Все шло так, как я задумал. Я видел Игрейну на коронации, тихую, собранную, прямую как стрела, с опущенным взором и такую бледную, что если бы я не видел ее накануне ночью, то поверил бы в правдивость ее выдумки. Я никогда не переставал восхищаться женщинами. Даже обладая волшебной силой, невозможно прочесть их мысли. Будь она герцогиня или потаскушка, женщине нет нужды учиться притворству. Наверное, то же можно сказать о рабах, живущих в страхе, и тех животных, что инстинктивно маскируются, меняют облик, чтобы спасти себе жизнь. На протяжении всей долгой, ослепительной церемонии она сидела словно восковая свеча, которая в любое мгновение может оплавиться и упасть. Позже я заметил, как, поддерживаемая своими дамами, она выходила из шумной толпы, в то время как блестящая процессия направилась к пиршественному залу. А еще позже, посреди пира, когда кувшины с вином уже совершили не один круг, Горлойс незаметно покинул зал вслед за парой других мужчин, вышедших по зову природы. Назад он не вернулся.
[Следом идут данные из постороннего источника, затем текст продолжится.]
template <int BD>
__device__ __forceinline__ void dbk_luma_large(const Dbk<BD> &d, int tc, int no_p, int no_q, int len_p, int len_q)
{
#pragma unroll
    for (int l = 0; l < 4; l++) {
        int p[8], q[8], m;
#pragma unroll
        for (int i = 0; i < 8; i++) { p[i] = d.p(l, i); q[i] = d.q(l, i); }
        if (len_p == 5 && len_q == 5)
            m = (p[4] + p[3] + 2 * (p[2] + p[1] + p[0] + q[0] + q[1] + q[2]) + q[3] + q[4] + 8) >> 4;
        else if (len_p == len_q)
            m = (p[6] + p[5] + p[4] + p[3] + p[2] + p[1] + 2 * (p[0] + q[0]) + q[1] + q[2] + q[3] + q[4] + q[5] + q[6] + 8) >> 4;
        else if (len_p + len_q == 12)
            m = (p[5] + p[4] + p[3] + p[2] + 2 * (p[1] + p[0] + q[0] + q[1]) + q[2] + q[3] + q[4] + q[5] + 8) >> 4;
        else if (len_p + len_q == 8)
            m = (p[3] + p[2] + p[1] + p[0] + q[0] + q[1] + q[2] + q[3] + 4) >> 3;
        else if (len_q == 7)
            m = (2 * (p[2] + p[1] + p[0] + q[0]) + p[0] + p[1] + q[1] + q[2] + q[3] + q[4] + q[5] + q[6] + 8) >> 4;
        else
            m = (p[6] + p[5] + p[4] + p[3] + p[2] + p[1] + 2 * (q[2] + q[1] + q[0] + p[0]) + q[0] + q[1] + 8) >> 4;
        if (!no_p) {
            const int n = len_p == 3 ? 3 : len_p == 5 ? 5 : 7;
            int ref = 0;
#pragma unroll
            for (int i = 0; i < 8; i++) if (i == len_p || i == len_p - 1) ref += p[i];
            ref = (ref + 1) >> 1;
#pragma unroll
            for (int i = 0; i < 7; i++)
                if (i < n) {
                    const int lim = (tc * long_t(n, i)) >> 1, wt = long_w(n, i);
                    d.sp(l, i, p[i] + clip3(((m * wt + ref * (64 - wt) + 32) >> 6) - p[i], -lim, lim));
                }
        }
        if (!no_q) {
            const int n = len_q == 3 ? 3 : len_q == 5 ? 5 : 7;
            int ref = 0;
#pragma unroll
            for (int i = 0; i < 8; i++) if (i == len_q || i == len_q - 1) ref += q[i];
            ref = (ref + 1) >> 1;
#pragma unroll
            for (int i = 0; i < 7; i++)
                if (i < n) {
                    const int lim = (tc * long_t(n, i)) >> 1, wt = long_w(n, i);
                    d.sq(l, i, q[i] + clip3(((m * wt + ref * (64 - wt) + 32) >> 6) - q[i], -lim, lim));
                }
        }
    }
}

template <int BD>
__device__ __forceinline__ void dbk_luma_segment(const Dbk<BD> &d, int tc_in, int beta_in, int no_p, int no_q, int len_p, int len_q, int hor_ctu_edge)
{
    const int tc = BD < 10 ? (tc_in + (1 << (9 - BD))) >> (10 - BD) : tc_in << (BD - 10);
    if (!tc)
        return;
    const int dp0 = d2(d.p(0, 2), d.p(0, 1), d.p(0, 0)), dq0 = d2(d.q(0, 2), d.q(0, 1), d.q(0, 0));
    const int dp3 = d2(d.p(3, 2), d.p(3, 1), d.p(3, 0)), dq3 = d2(d.q(3, 2), d.q(3, 1), d.q(3, 0));
    const int d0 = dp0 + dq0, d3 = dp3 + dq3;
    const int tc25 = (tc * 5 + 1) >> 1;
    const int large_p = len_p > 3 && !hor_ctu_edge, large_q = len_q > 3;
    const int beta = beta_in << (BD - 8);

    if (large_p || large_q) {
        const int dp0l = large_p ? (dp0 + d2(d.p(0, 5), d.p(0, 4), d.p(0, 3)) + 1) >> 1 : dp0;
        const int dq0l = large_q ? (dq0 + d2(d.q(0, 5), d.q(0, 4), d.q(0, 3)) + 1) >> 1 : dq0;
        const int dp3l = large_p ? (dp3 + d2(d.p(3, 5), d.p(3, 4), d.p(3, 3)) + 1) >> 1 : dp3;
        const int dq3l = large_q ? (dq3 + d2(d.q(3, 5), d.q(3, 4), d.q(3, 3)) + 1) >> 1 : dq3;
        const int d0l = dp0l + dq0l, d3l = dp3l + dq3l;
        const int beta53 = (beta * 3) >> 5, beta_4 = beta >> 4;
        len_p = large_p ? len_p : 3;
        len_q = large_q ? len_q : 3;
        if (d0l + d3l < beta) {
            const int sp0l = abs(d.p(0, 3) - d.p(0, 0)) + (len_p == 7 ? abs(d.p(0, 7) - d.p(0, 6) - d.p(0, 5) + d.p(0, 4)) : 0);
            const int sq0l = abs(d.q(0, 0) - d.q(0, 3)) + (len_q == 7 ? abs(d.q(0, 4) - d.q(0, 5) - d.q(0, 6) + d.q(0, 7)) : 0);
            const int sp3l = abs(d.p(3, 3) - d.p(3, 0)) + (len_p == 7 ? abs(d.p(3, 7) - d.p(3, 6) - d.p(3, 5) + d.p(3, 4)) : 0);
            const int sq3l = abs(d.q(3, 0) - d.q(3, 3)) + (len_q == 7 ? abs(d.q(3, 4) - d.q(3, 5) - d.q(3, 6) + d.q(3, 7)) : 0);
            const int sp0 = large_p ? (sp0l + abs(d.p(0, 3) - d.p_at(0, len_p)) + 1) >> 1 : sp0l;
            const int sp3 = large_p ? (sp3l + abs(d.p(3, 3) - d.p_at(3, len_p)) + 1) >> 1 : sp3l;
            const int sq0 = large_q ? (sq0l + abs(d.q(0, 3) - d.q_at(0, len_q)) + 1) >> 1 : sq0l;
            const int sq3 = large_q ? (sq3l + abs(d.q(3, 3) - d.q_at(3, len_q)) + 1) >> 1 : sq3l;
            if (sp0 + sq0 < beta53 && abs(d.p(0, 0) - d.q(0, 0)) < tc25 &&
                sp3 + sq3 < beta53 && abs(d.p(3, 0) - d.q(3, 0)) < tc25 &&
                (d0l << 1) < beta_4 && (d3l << 1) < beta_4) {
                dbk_luma_large<BD>(d, tc, no_p, no_q, len_p, len_q);
                return;
            }
        }
    }
    if (d0 + d3 >= beta)
        return;
    const int beta_3 = beta >> 3, beta_2 = beta >> 2;
    if (len_p > 2 && len_q > 2 &&
        abs(d.p(0, 3) - d.p(0, 0)) + abs(d.q(0, 3) - d.q(0, 0)) < beta_3 && abs(d.p(0, 0) - d.q(0, 0)) < tc25 &&
        abs(d.p(3, 3) - d.p(3, 0)) + abs(d.q(3, 3) - d.q(3, 0)) < beta_3 && abs(d.p(3, 0) - d.q(3, 0)) < tc25 &&
        (d0 << 1) < beta_2 && (d3 << 1) < beta_2) {
        const int tc2 = tc << 1, tc3 = tc * 3;
#pragma unroll
        for (int l = 0; l < 4; l++) {
            const int p3 = d.p(l, 3), p2 = d.p(l, 2), p1 = d.p(l, 1), p0 = d.p(l, 0);
            const int q0 = d.q(l, 0), q1 = d.q(l, 1), q2 = d.q(l, 2), q3 = d.q(l, 3);
            if (!no_p) {
                d.sp(l, 0, p0 + clip3(((p2 + 2 * p1 + 2 * p0 + 2 * q0 + q1 + 4) >> 3) - p0, -tc3, tc3));
                d.sp(l, 1, p1 + clip3(((p2 + p1 + p0 + q0 + 2) >> 2) - p1, -tc2, tc2));
                d.sp(l, 2, p2 + clip3(((2 * p3 + 3 * p2 + p1 + p0 + q0 + 4) >> 3) - p2, -tc, tc));
            }
            if (!no_q) {
                d.sq(l, 0, q0 + clip3(((p1 + 2 * p0 + 2 * q0 + 2 * q1 + q2 + 4) >> 3) - q0, -tc3, tc3));
                d.sq(l, 1, q1 + clip3(((p0 + q0 + q1 + q2 + 2) >> 2) - q1, -tc2, tc2));
                d.sq(l, 2, q2 + clip3(((2 * q3 + 3 * q2 + q1 + q0 + p0 + 4) >> 3) - q2, -tc, tc));
            }
        }
    } else {
        int nd_p = 1, nd_q = 1;
        if (len_p > 1 && len_q > 1) {
            const int side = (beta + (beta >> 1)) >> 3;
            if (dp0 + dp3 < side) nd_p = 2;
            if (dq0 + dq3 < side) nd_q = 2;
        }
        const int tc_2 = tc >> 1;
#pragma unroll
        for (int l = 0; l < 4; l++) {
            const int p2 = d.p(l, 2), p1 = d.p(l, 1), p0 = d.p(l, 0);
            const int q0 = d.q(l, 0), q1 = d.q(l, 1), q2 = d.q(l, 2);
            int delta = (9 * (q0 - p0) - 3 * (q1 - p1) + 8) >> 4;
            if (abs(delta) >= 10 * tc)
                continue;
            delta = clip3(delta, -tc, tc);
            if (!no_p) d.sp(l, 0, clip_px<BD>(p0 + delta));
            if (!no_q) d.sq(l, 0, clip_px<BD>(q0 - delta));
            if (!no_p && nd_p > 1) d.sp(l, 1, clip_px<BD>(p1 + clip3((((p2 + p0 + 1) >> 1) - p1 + delta) >> 1, -tc_2, tc_2)));
            if (!no_q && nd_q > 1) d.sq(l, 1, clip_px<BD>(q1 + clip3((((q2 + q0 + 1) >> 1) - q1 - delta) >> 1, -tc_2, tc_2)));
        }
    }
}

template <int BD>
__device__ __forceinline__ void dbk_chroma_segment(const Dbk<BD> &d, int lines, int tc_in, int beta_in, int no_p, int no_q, int len_p, int len_q)
{
    const int tc = BD < 10 ? (tc_in + (1 << (9 - BD))) >> (10 - BD) : tc_in << (BD - 10);
    if (!tc || !len_p || !len_q)
        return;
    const int l2 = lines == 2 ? 1 : 3;
    const int beta = beta_in << (BD - 8), beta_3 = beta >> 3, beta_2 = beta >> 2, tc25 = (tc * 5 + 1) >> 1;
    if (len_q == 3) {
        const bool one = len_p == 1;
        const int p0 = d.p(0, 0), p1 = d.p(0, 1), p2 = one ? p1 : d.p(0, 2), p3 = one ? p1 : d.p(0, 3);
        const int p0n = d.pn(l2, 0), p1n = d.pn(l2, 1), p2n = one ? p1n : d.pn(l2, 2);
        const int q0 = d.q(0, 0), q1 = d.q(0, 1), q2 = d.q(0, 2), q3 = d.q(0, 3);
        const int q0n = d.qn(l2, 0), q1n = d.qn(l2, 1), q2n = d.qn(l2, 2);
        const int dd0 = d2(p2, p1, p0) + d2(q2, q1, q0), dd1 = d2(p2n, p1n, p0n) + d2(q2n, q1n, q0n);
        bool strong = false;
        if (dd0 + dd1 < beta) {
            const int p3n = one ? p1n : d.pn(l2, 3), q3n = d.qn(l2, 3);
            const bool ok0 = (dd0 << 1) < beta_2 && abs(p3 - p0) + abs(q0 - q3) < beta_3 && abs(p0 - q0) < tc25;
            const bool ok1 = (dd1 << 1) < beta_2 && abs(p3n - p0n) + abs(q0n - q3n) < beta_3 && abs(p0n - q0n) < tc25;
            strong = ok0 && ok1;
        }
        if (!strong)
            len_p = len_q = 1;
    }
    const int kind = (len_p == 3 && len_q == 3) ? 2 : (len_q == 3) ? 1 : 0;
#pragma unroll
    for (int l = 0; l < 4; l++) {
        if (l >= lines)
            continue;
        const int p3 = d.p(l, 3), p2 = d.p(l, 2), p1 = d.p(l, 1), p0 = d.p(l, 0);
        const int q0 = d.q(l, 0), q1 = d.q(l, 1), q2 = d.q(l, 2), q3 = d.q(l, 3);
        if (kind == 2) {
            if (!no_p) {
                d.sp(l, 0, clip3((p3 + p2 + p1 + 2 * p0 + q0 + q1 + q2 + 4) >> 3, p0 - tc, p0 + tc));
                d.sp(l, 1, clip3((2 * p3 + p2 + 2 * p1 + p0 + q0 + q1 + 4) >> 3, p1 - tc, p1 + tc));
                d.sp(l, 2, clip3((3 * p3 + 2 * p2 + p1 + p0 + q0 + 4) >> 3, p2 - tc, p2 + tc));
            }
            if (!no_q) {
                d.sq(l, 0, clip3((p2 + p1 + p0 + 2 * q0 + q1 + q2 + q3 + 4) >> 3, q0 - tc, q0 + tc));
                d.sq(l, 1, clip3((p1 + p0 + q0 + 2 * q1 + q2 + 2 * q3 + 4) >> 3, q1 - tc, q1 + tc));
                d.sq(l, 2, clip3((p0 + q0 + q1 + 2 * q2 + 3 * q3 + 4) >> 3, q2 - tc, q2 + tc));
            }
        } else if (kind == 1) {
            if (!no_p)
                d.sp(l, 0, clip3((3 * p1 + 2 * p0 + q0 + q1 + q2 + 4) >> 3, p0 - tc, p0 + tc));
            if (!no_q) {
                d.sq(l, 0, clip3((2 * p1 + p0 + 2 * q0 + q1 + q2 + q3 + 4) >> 3, q0 - tc, q0 + tc));
                d.sq(l, 1, clip3((p1 + p0 + q0 + 2 * q1 + q2 + 2 * q3 + 4) >> 3, q1 - tc, q1 + tc));
                d.sq(l, 2, clip3((p0 + q0 + q1 + 2 * q2 + 3 * q3 + 4) >> 3, q2 - tc, q2 + tc));
            }
        } else {
            const int delta = clip3((((q0 - p0) * 4) + p1 - q1 + 4) >> 3, -tc, tc);
            if (!no_p) d.sp(l, 0, clip_px<BD>(p0 + delta));
            if (!no_q) d.sq(l, 0, clip_px<BD>(q0 - delta));
        }
    }
}

template <int BD>
__device__ __forceinline__ void deblock_luma_seg(uint8_t *pix, int xs, int ys, int tc, int beta, int no_p, int no_q, int len_p, int len_q, int flag)
{
    Dbk<BD> d;
    d.xs = xs; d.ys = ys; d.pix = pix;
    const int far = (len_p > 3 && !flag ? 1 : 0) | (len_q > 3 ? 2 : 0);
    d.load(4, 0, 3);
#pragma unroll
    for (int l = 0; l < 4; l++)
#pragma unroll
        for (int i = 4; i < 8; i++) d.P[l][i] = d.Q[l][i] = 0;
    if (far)
        d.load(4, 1, far);
    dbk_luma_segment<BD>(d, tc, beta, no_p, no_q, len_p, len_q, flag);
}
template <int BD>
__device__ __forceinline__ void deblock_chroma_seg(uint8_t *pix, int xs, int ys, int lines, int tc, int beta, int no_p, int no_q, int len_p, int len_q)
{
    Dbk<BD> d;
    d.xs = xs; d.ys = ys; d.pix = pix;
#pragma unroll
    for (int l = 0; l < 4; l++)
#pragma unroll
        for (int i = 0; i < 8; i++) d.P[l][i] = d.Q[l][i] = 0;
    d.load(lines, 0, 3);
    dbk_chroma_segment<BD>(d, lines, tc, beta, no_p, no_q, len_p, len_q);
}

template <int BD>
__global__ __launch_bounds__(256) void deblock_kernel(const vvc355_deblock_job *__restrict__ jobs, int n_jobs)
{
    const int t = blockIdx.x * blockDim.x + threadIdx.x;
    const int j = t >> 1;
    if (j >= n_jobs)
        return;
    const vvc355_deblock_job *jp = jobs + j;
    const uint32_t kind = gld<uint32_t>(&jp->dir);
    const int dir = kind & 0xff, chroma = (kind >> 8) & 0xff, flag = (kind >> 16) & 0xff;
    const int lines = chroma ? (flag ? 2 : 4) : 4;
    const int pxstride = gld<int32_t>(&jp->stride) / (int)sizeof(typename Px<BD>::type);
    uint8_t *pix0 = (uint8_t *)gld<uint64_t>(&jp->pix);
    const int xs = dir == 0 ? pxstride : 1, ys = dir == 0 ? 1 : pxstride;
    const int seg0 = t & 1;
    const int pxb = (int)sizeof(typename Px<BD>::type);
    if (!chroma) {
        deblock_luma_seg<BD>(pix0 + (ptrdiff_t)(seg0 * 4 * ys * pxb), xs, ys, gld<int32_t>(&jp->tc[seg0]), gld<int32_t>(&jp->beta[seg0]),
                             gld<uint8_t>(&jp->no_p[seg0]), gld<uint8_t>(&jp->no_q[seg0]), gld<uint8_t>(&jp->max_len_p[seg0]),
                             gld<uint8_t>(&jp->max_len_q[seg0]), flag);
        return;
    }
    for (int seg = seg0; seg < 8 / lines; seg += 2)
        deblock_chroma_seg<BD>(pix0 + (ptrdiff_t)(seg * lines * ys * pxb), xs, ys, lines, gld<int32_t>(&jp->tc[seg]), gld<int32_t>(&jp->beta[seg]),
                               gld<uint8_t>(&jp->no_p[seg]), gld<uint8_t>(&jp->no_q[seg]), gld<uint8_t>(&jp->max_len_p[seg]),
                               gld<uint8_t>(&jp->max_len_q[seg]));
}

На взгляд того, кто знал правду, Утер, возможно, выглядел не так убедительно, как Игрейна, но если откинуть усталость, вино и дикое возбуждение в предчувствии того, что должно было произойти, он сыграл свою роль достаточно правдиво.
Мужчины вполголоса говорили о ярости, охватившей короля, когда он обнаружил исчезновение Горлойса, и его гневные клятвы отомстить обидчику, как только разъедутся вельможные гости. Если его гнев и был чуть сильнее, а угрозы звучали чересчур жестоко по отношению к герцогу, чьей единственной виной было желание защитить собственную жену, то король и раньше был достаточно несдержан, и окружающие посчитали это в порядке вещей. И такой яркой была ныне Утерова звезда, таким ослепительным было великолепье коронованного Пендрагона, что Лондон простил бы ему и прилюдное изнасилование. Народ бы еще подумал, простить ли Игрейну за то, что отказала своему королю.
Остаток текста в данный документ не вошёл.